Ele deseja integrar a celebração do ser com a prática da co-identidade. Na Catedral de

Palhotas, ele quer incorporar a cruz que se repete quatro vezes ao simbolismo circular

do Kraal, que é o local de residência por excelência, associando-os a uma noção

panteística de radicação telúrica expressa através dos quatro cajueiros gigantes e dos

canais para a água da chuva, que em Gaza é tão rara quanto torrencial, e ainda com

as tais trilhas que depois se criariam em razão da catedral que lá está. Esta espécie

de recurso simbólico surgiu em muitos de seus edifícios e não só nos mais

especificamente religiosos como, por exemplo, no seu conhecido prédio de habitação

– 'Leão que ri' – muito famoso porque o plano constitui as formas simplificadas de um

homem e de uma mulher.

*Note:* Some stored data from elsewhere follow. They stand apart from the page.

template <int D, int A, int NQ, int WX>
__global__ __launch_bounds__(CH_THREADS) void sac_actor_chain_fwd_kernel(const ActorFwdArgs a)
{
    extern __shared__ __align__(16) float smem[];
    constexpr int W = D + A, QPR = D / 4;
    const int t = threadIdx.x, lane = t & 63, wave = t >> 6, r = lane & 15, h = lane >> 4;
    const int T = WX ? exact_tiles<NQ, WX>() : a.tiles, S = CH_WAVES / T, tile = wave % T, ks = wave / T;
    const int H1 = WX ? exact_h1<WX>() : a.net.h1, H2 = WX ? exact_h2<WX>() : a.net.h2, B = a.batch, mode = a.rows_mode, HN = a.head_n;
    const int M = mode == CSTR_CHAIN_ROWS_PAIR ? 2 * B : B;
    const int n0 = (blockIdx.x * T + tile) * 16, m0 = blockIdx.y * 16;
    float *xs = smem + SM_XS, *red = smem + SM_RED, *panel = smem + SM_PANEL;
    const int ld = H1 + 4;
    float *w1s = panel + 16 * ld;
    const bool col_ok = n0 + r < H2;
    CH_STAMP(0, 0);
    float4 bq[NQ];
    load_b_fwd<NQ>(bq, a.net.w2, H2, H1, n0, ks, S);
    const int col = min(n0 + r, H2 - 1);
    const float bv = a.net.b2[col];
    float hwv[2 * A];
#pragma unroll
    for (int j = 0; j < 2 * A; ++j) hwv[j] = j < HN ? a.net.hw[(int64_t)j * H2 + col] : 0.0f;
    stage_w1<D>(w1s, a.net.w1, a.net.b1, H1);
    L1Direct<D> l1d;
    if (l1_pad<D>() == 0) l1d.request(a.net.w1, a.net.b1, H1);
    const bool mat = a.idx != nullptr && blockIdx.x == 0;
    float4 v = make_float4(0.0f, 0.0f, 0.0f, 0.0f), vo = v;
    float actv[A], dn = 0.0f, to = 0.0f, rw = 0.0f;
#pragma unroll
    for (int j = 0; j < A; ++j) actv[j] = 0.0f;
    int b = 0;
    bool next = false;
    const bool data_row = mode != CSTR_CHAIN_ROWS_PAIR;
    if (t < 16 * QPR) {
        const int row = t / QPR, qd = t % QPR, m = m0 + row;
        next = mode == CSTR_CHAIN_ROWS_PAIR ? m >= B : mode == CSTR_CHAIN_ROWS_NEXT;
        b = (mode == CSTR_CHAIN_ROWS_PAIR && next) ? m - B : m;
        if (a.idx) {
            const int64_t o = (int64_t)a.idx[b] * a.ring.n_envs + a.idx[B + b];
            v = *reinterpret_cast<const float4 *>((next ? a.ring.next_obs : a.ring.obs) + o * D + 4 * qd);
            if (mat && data_row && next) vo = *reinterpret_cast<const float4 *>(a.ring.obs + o * D + 4 * qd);
            if (mat && (!next || data_row) && qd == 0) {
#pragma unroll
                for (int j = 0; j < A; ++j) actv[j] = a.ring.act[o * A + j];
                dn = a.ring.done[o]; to = a.ring.timeout[o]; rw = a.ring.rew[o];
            }
        } else {
            const float2 *src = reinterpret_cast<const float2 *>((next ? a.x_next : a.x_pi) + (int64_t)b * W + 4 * qd);
            const float2 lo = src[0], hi = src[1];
            v = make_float4(lo.x, lo.y, hi.x, hi.y);
        }
        *reinterpret_cast<float4 *>(xs + row * 16 + 4 * qd) = v;
    } else if (t >= 64 && t < 64 + 16 * (4 - QPR)) {
        const int i = t - 64, row = i / (4 - QPR), qd = QPR + i % (4 - QPR);
        *reinterpret_cast<float4 *>(xs + row * 16 + 4 * qd) = make_float4(qd == QPR ? 1.0f : 0.0f, 0.0f, 0.0f, 0.0f);
    }
    constexpr int PAIRS = (A + 1) / 2;
    float e0 = 0.0f, e1 = 0.0f;
    const bool noise = a.eps_all != nullptr && blockIdx.x == 0 && wave == 3 && lane < 16 * PAIRS;
    if (noise) {
        const int row = lane / PAIRS, pr = lane % PAIRS;
        const uint64_t seed = a.head_rng_ctl[0], ctr = a.head_rng_ctl[1] + a.head_rng_offset + (uint64_t)(m0 + row);
        uint32_t rr[4];
        philox4x32_10((uint32_t)ctr, (uint32_t)(ctr >> 32), (uint32_t)pr, 0u, (uint32_t)seed, (uint32_t)(seed >> 32), rr);
        box_muller(rr[0], rr[1], e0, e1);
    }
    CH_STAMP(0, 1);
    lds_barrier();
    CH_STAMP(0, 2);
    layer1_mfma<l1_pad<D>(), D>(xs, w1s, panel, ld, H1, &l1d, a.net.w1, a.net.b1);
    lds_barrier();
    CH_STAMP(0, 3);
    f32x4 acc = tile_mma<NQ>(panel, ld, H1, bq, ks, S);
    CH_STAMP(0, 4);
    acc = combine_split_k(acc, smem, T, S);
    CH_STAMP(0, 5);
    float hv[4] = {0.0f, 0.0f, 0.0f, 0.0f};
    if (wave < T) {
#pragma unroll
        for (int e = 0; e < 4; ++e) hv[e] = col_ok ? fmaxf(acc[e] + bv, 0.0f) : 0.0f;
#pragma unroll
        for (int j = 0; j < 2 * A; ++j) {
            if (j < HN) {
#pragma unroll
                for (int e = 0; e < 4; ++e) {
                    const float s = rowsum16(hv[e] * hwv[j]);
// ... 786 lines not shown
#pragma unroll
        for (int e = 0; e < 4; ++e) d[e] = (col_ok && ty[e] > 0.0f) ? acc[e] : 0.0f;
        if (GACT) {
#pragma unroll
            for (int j = 0; j < A; ++j) {
#pragma unroll
                for (int e = 0; e < 4; ++e) {
                    const float s = rowsum16(d[e] * w1a[j]);
                    if (r == 0) red[(tile * 16 + 4 * h + e) * 8 + j] = s;
                }
            }
        }
    }
    if (GACT) {
        lds_barrier();
        if (t < 16 * A) {
            const int row = t / A, j = t % A;
            float s = red[row * 8 + j];
#pragma unroll
            for (int tl = 1; tl < T; ++tl) s += red[(tl * 16 + row) * 8 + j];
            o_gact[(((int64_t)g * gridDim.x + blockIdx.x) * B + m0 + row) * A + j] = s;
        }
    }
    CH_STAMP(2, 6);
    if (!GACT) {
        if (wave < T && col_ok) {
#pragma unroll
            for (int e = 0; e < 4; ++e) o_dz1[((int64_t)g * B + m0 + 4 * h + e) * H1 + k0 + r] = d[e];
        }
        const int cpg = (H2 + gridDim.x - 1) / gridDim.x;
        if (t / cpg == (int)blockIdx.x) {
#pragma unroll
            for (int row = 0; row < 16; ++row) o_dz2[((int64_t)g * B + m0 + row) * H2 + t] = y[row];
        }
    }
    if (t < 16 && blockIdx.x == 0) {
        const int row = m0 + t;
        if (o_q) o_q[(int64_t)g * B + row] = o_qv;
        if (o_gqp) o_gqp[(int64_t)g * B + row] = o_gq;
        if (MODE == 1 && g == 0 && o_tqp) o_tqp[row] = o_tq;
    }
    CH_STAMP(2, 7);
}

struct ActorBwdArgs {
    cstr_sac_actor_t net;
    const float *gact_part; int n_nets, n_parts; const float *ent_coef;
    const float *x_pi, *params, *eps, *a_h1, *a_h2;
    float *g_params, *dz2, *dz1;
    int batch, tiles, kind;
};

template <int D, int A, int NQ, int WX>
__global__ __launch_bounds__(CH_THREADS) void sac_actor_chain_bwd_kernel(const ActorBwdArgs a)
{
    extern __shared__ __align__(16) float smem[];
    constexpr int W = D + A;
    const int t = threadIdx.x, lane = t & 63, wave = t >> 6, r = lane & 15, h = lane >> 4;
    const int T = WX ? exact_tiles<NQ, WX>() : a.tiles, S = CH_WAVES / T, tile = wave % T, ks = wave / T;
    const int H1 = WX ? exact_h1<WX>() : a.net.h1, H2 = WX ? exact_h2<WX>() : a.net.h2, B = a.batch;
    const int k0 = (blockIdx.x * T + tile) * 16, m0 = blockIdx.y * 16;
    const bool col_ok = k0 + r < H1, det = a.kind == CSTR_CHAIN_HEAD_DETERMINISTIC;
    const int col = min(k0 + r, H1 - 1), HN = det ? A : 2 * A;
    float *gs = smem + SM_GS, *panel = smem + SM_PANEL;
    const int ld = H2 + 4;
    CH_STAMP(3, 0);
    float4 bq[NQ];
    load_b_bwd<NQ>(bq, a.net.w2, H2, H1, k0, ks, S);
    float ty[4];
#pragma unroll
    for (int e = 0; e < 4; ++e) ty[e] = a.a_h1[(int64_t)(m0 + 4 * h + e) * H1 + col];
    constexpr int ZT = 4;
    const int n_ztiles = (H2 + 15) / 16;
    float zb0[ZT], zb1[ZT], zm[ZT][4];
#pragma unroll
    for (int i = 0; i < ZT; ++i) {
        const int cc = min(16 * (wave + CH_WAVES * i) + r, H2 - 1);
        zb0[i] = h < HN ? a.net.hw[(int64_t)h * H2 + cc] : 0.0f;
        zb1[i] = HN > 4 ? a.net.hw[(int64_t)(4 + h) * H2 + cc] : 0.0f;
#pragma unroll
        for (int e = 0; e < 4; ++e) zm[i][e] = a.a_h2[(int64_t)(m0 + 4 * h + e) * H2 + cc];
    }
    float o_gu = 0.0f, o_gls = 0.0f;
    if (t < 16 * A) {
        const int row = t / A, j = t % A, b = m0 + row;
        const float av = a.x_pi[(int64_t)b * W + D + j];
        const float ecv = det ? 0.0f : a.ent_coef[0], raw = det ? 0.0f : a.params[(int64_t)b * 2 * A + A + j];
        const float epv = det ? 0.0f : a.eps[(int64_t)b * A + j];
        const int np = a.n_nets * a.n_parts;
        const float ga = sum_parts(a.gact_part, np, (int64_t)B * A, (int64_t)b * A + j, (int64_t)np * B * A);
        const float one_m = 1.0f - av * av;
        if (det) {
            o_gu = ga * one_m;
        } else {
            const float gl = ecv * (1.0f / (float)B);
            const float s = expf(fminf(fmaxf(raw, LOG_STD_MIN), LOG_STD_MAX));
            o_gu = ga * one_m + gl * (2.0f * av * one_m / (one_m + 1e-6f));
            o_gls = (raw >= LOG_STD_MIN && raw <= LOG_STD_MAX) ? o_gu * epv * s - gl : 0.0f;
        }
        gs[row * 8 + j] = o_gu;
        gs[row * 8 + A + j] = o_gls;
    }
    CH_STAMP(3, 1);
    lds_barrier();
    CH_STAMP(3, 2);
    {
        const bool two = HN > 4;
        const float ga0 = gs[r * 8 + h], ga1 = two ? gs[r * 8 + 4 + h] : 0.0f;
        const int cpg = (H2 + gridDim.x - 1) / gridDim.x;
        auto dz2_tile = [&](const int tl, const float hb0, const float hb1, const float (&m)[4]) {
            const int c = 16 * tl + r;
            f32x4 acc = {0.0f, 0.0f, 0.0f, 0.0f};
            acc = __builtin_amdgcn_mfma_f32_16x16x4f32(ga0, hb0, acc, 0, 0, 0);
            if (two) acc = __builtin_amdgcn_mfma_f32_16x16x4f32(ga1, hb1, acc, 0, 0, 0);
            const bool mine = c / cpg == (int)blockIdx.x;
            if (tl < n_ztiles && c < H2) {
#pragma unroll
                for (int e = 0; e < 4; ++e) {
                    const float dv = m[e] > 0.0f ? acc[e] : 0.0f;
                    panel[(4 * h + e) * ld + c] = dv;
                    if (mine) a.dz2[(int64_t)(m0 + 4 * h + e) * H2 + c] = dv;
                }
            }
        };
#pragma unroll
        for (int i = 0; i < ZT; ++i) dz2_tile(wave + CH_WAVES * i, zb0[i], zb1[i], zm[i]);
        for (int tl = wave + CH_WAVES * ZT; tl < n_ztiles; tl += CH_WAVES) {
            const int cc = min(16 * tl + r, H2 - 1);
            const float hb0 = h < HN ? a.net.hw[(int64_t)h * H2 + cc] : 0.0f, hb1 = two ? a.net.hw[(int64_t)(4 + h) * H2 + cc] : 0.0f;
            float m[4];
#pragma unroll
            for (int e = 0; e < 4; ++e) m[e] = a.a_h2[(int64_t)(m0 + 4 * h + e) * H2 + cc];
            dz2_tile(tl, hb0, hb1, m);
        }
    }
    lds_barrier();
    CH_STAMP(3, 3);
    f32x4 acc = tile_mma<NQ>(panel, ld, H2, bq, ks, S);
    CH_STAMP(3, 4);
    acc = combine_split_k(acc, smem, T, S);
    CH_STAMP(3, 5);
    if (wave < T && col_ok) {
#pragma unroll
        for (int e = 0; e < 4; ++e) a.dz1[(int64_t)(m0 + 4 * h + e) * H1 + k0 + r] = ty[e] > 0.0f ? acc[e] : 0.0f;
    }
    if (t < 16 * A && blockIdx.x == 0) {
        const int row = t / A, j = t % A, b = m0 + row;
        a.g_params[(int64_t)b * HN + j] = o_gu;
        if (!det) a.g_params[(int64_t)b * HN + A + j] = o_gls;
    }
    CH_STAMP(3, 7);
}

__global__ __launch_bounds__(256) void chain_sum_parts_kernel(const float *__restrict__ part, const int n_parts, const int64_t rows, const int cols,
                                                              float *__restrict__ out, const int64_t out_stride)
{
    const int64_t i = blockIdx.x * (int64_t)blockDim.x + threadIdx.x, n = rows * cols;
    if (i >= n) return;
    out[(i / cols) * out_stride + i % cols] = sum_parts(part, n_parts, n, i, (int64_t)n_parts * n);
}

static int nq_for(int kdim, int tiles, int nq_max = 16)
{
    const int s = CH_WAVES / tiles, nch = (kdim + 15) / 16, per = (nch + s - 1) / s;
    return per <= 4 ? 4 : per <= 8 ? 8 : per <= 16 ? 16 : (per <= 32 && nq_max >= 32) ? 32 : 0;
}

static bool chain_dims_ok(int h1, int h2, int64_t batch, int tiles)
{
    return h1 >= 16 && h2 >= 16 && h1 <= CSTR_CHAIN_MAX_WIDTH && h2 <= CSTR_CHAIN_MAX_WIDTH && h1 % 4 == 0 && h2 % 4 == 0 && batch >= 16 &&
           batch <= 1024 && batch % 16 == 0 && (tiles == 1 || tiles == 2 || tiles == 4);
}

static int chain_layout(int obs_dim, int act_dim)
{
    return (obs_dim == 4 && act_dim == 2) ? 0 : (obs_dim == 8 && act_dim == 2) ? 1 : (obs_dim == 8 && act_dim == 4) ? 2 : -1;
}

#define CHAIN_NQ(KERNEL, D_, A_, WX_, NQV, GRID, LDS, STREAM, ARGS)                                \
    do {                                                                                           \
        if ((NQV) == 4) KERNEL<D_, A_, 4, WX_><<<GRID, CH_THREADS, LDS, STREAM>>>(ARGS);           \
        else if ((NQV) == 8) KERNEL<D_, A_, 8, WX_><<<GRID, CH_THREADS, LDS, STREAM>>>(ARGS);      \
        else if ((NQV) == 16) KERNEL<D_, A_, 16, WX_><<<GRID, CH_THREADS, LDS, STREAM>>>(ARGS);    \
        else KERNEL<D_, A_, NQ_TOP_##KERNEL, 0><<<GRID, CH_THREADS, LDS, STREAM>>>(ARGS);          \
    } while (0)
#define NQ_TOP_sac_actor_chain_fwd_kernel 32
#define NQ_TOP_q_chain_fwd_kernel 32
#define NQ_TOP_q_chain_bwd_kernel 16
#define NQ_TOP_sac_actor_chain_bwd_kernel 16
#define CHAIN_DISPATCH(KERNEL, LAY, WXV, NQV, GRID, LDS, STREAM, ARGS)                             \
    do {                                                                                           \
        if ((LAY) == 0 && (WXV) == 1) CHAIN_NQ(KERNEL, 4, 2, 1, NQV, GRID, LDS, STREAM, ARGS);     \
        else if ((LAY) == 0 && (WXV) == 2) CHAIN_NQ(KERNEL, 4, 2, 2, NQV, GRID, LDS, STREAM, ARGS); \
        else if ((LAY) == 0) CHAIN_NQ(KERNEL, 4, 2, 0, NQV, GRID, LDS, STREAM, ARGS);              \
        else if ((LAY) == 1 && (WXV) == 1) CHAIN_NQ(KERNEL, 8, 2, 1, NQV, GRID, LDS, STREAM, ARGS); \
        else if ((LAY) == 1) CHAIN_NQ(KERNEL, 8, 2, 0, NQV, GRID, LDS, STREAM, ARGS);              \
        else if ((WXV) == 2) CHAIN_NQ(KERNEL, 8, 4, 2, NQV, GRID, LDS, STREAM, ARGS);              \
        else CHAIN_NQ(KERNEL, 8, 4, 0, NQV, GRID, LDS, STREAM, ARGS);                              \
    } while (0)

No Centro Anglicano Chamanculo podemos ver hoje um dos

exemplos mais bem-sucedidos da transformação de um edifício em um texto

simbólico. Ali, para explorar a noção da natureza incomensurável do divino que

mistura o racional e o irracional, o possível e o impossível, ele criou um edifício que

integra repetidamente o círculo e o quadrado, sugerindo, através de uma polegada de

ângulos, a metáfora da quadratura do circulo. Para a igreja principal deste complexo

arquitetônico, o arquiteto e o bispo pediram a Malangatana para pintar dois painéis

representando a vida e o martírio de São Cipriano, um dos primeiros mártires cristãos

de origem africana.”

“A cidade de cimento não é unicamente uma idéia errônea dos brancos; ela há muito

tinha entrado nas mentes de toda a gente, brancos e negros.”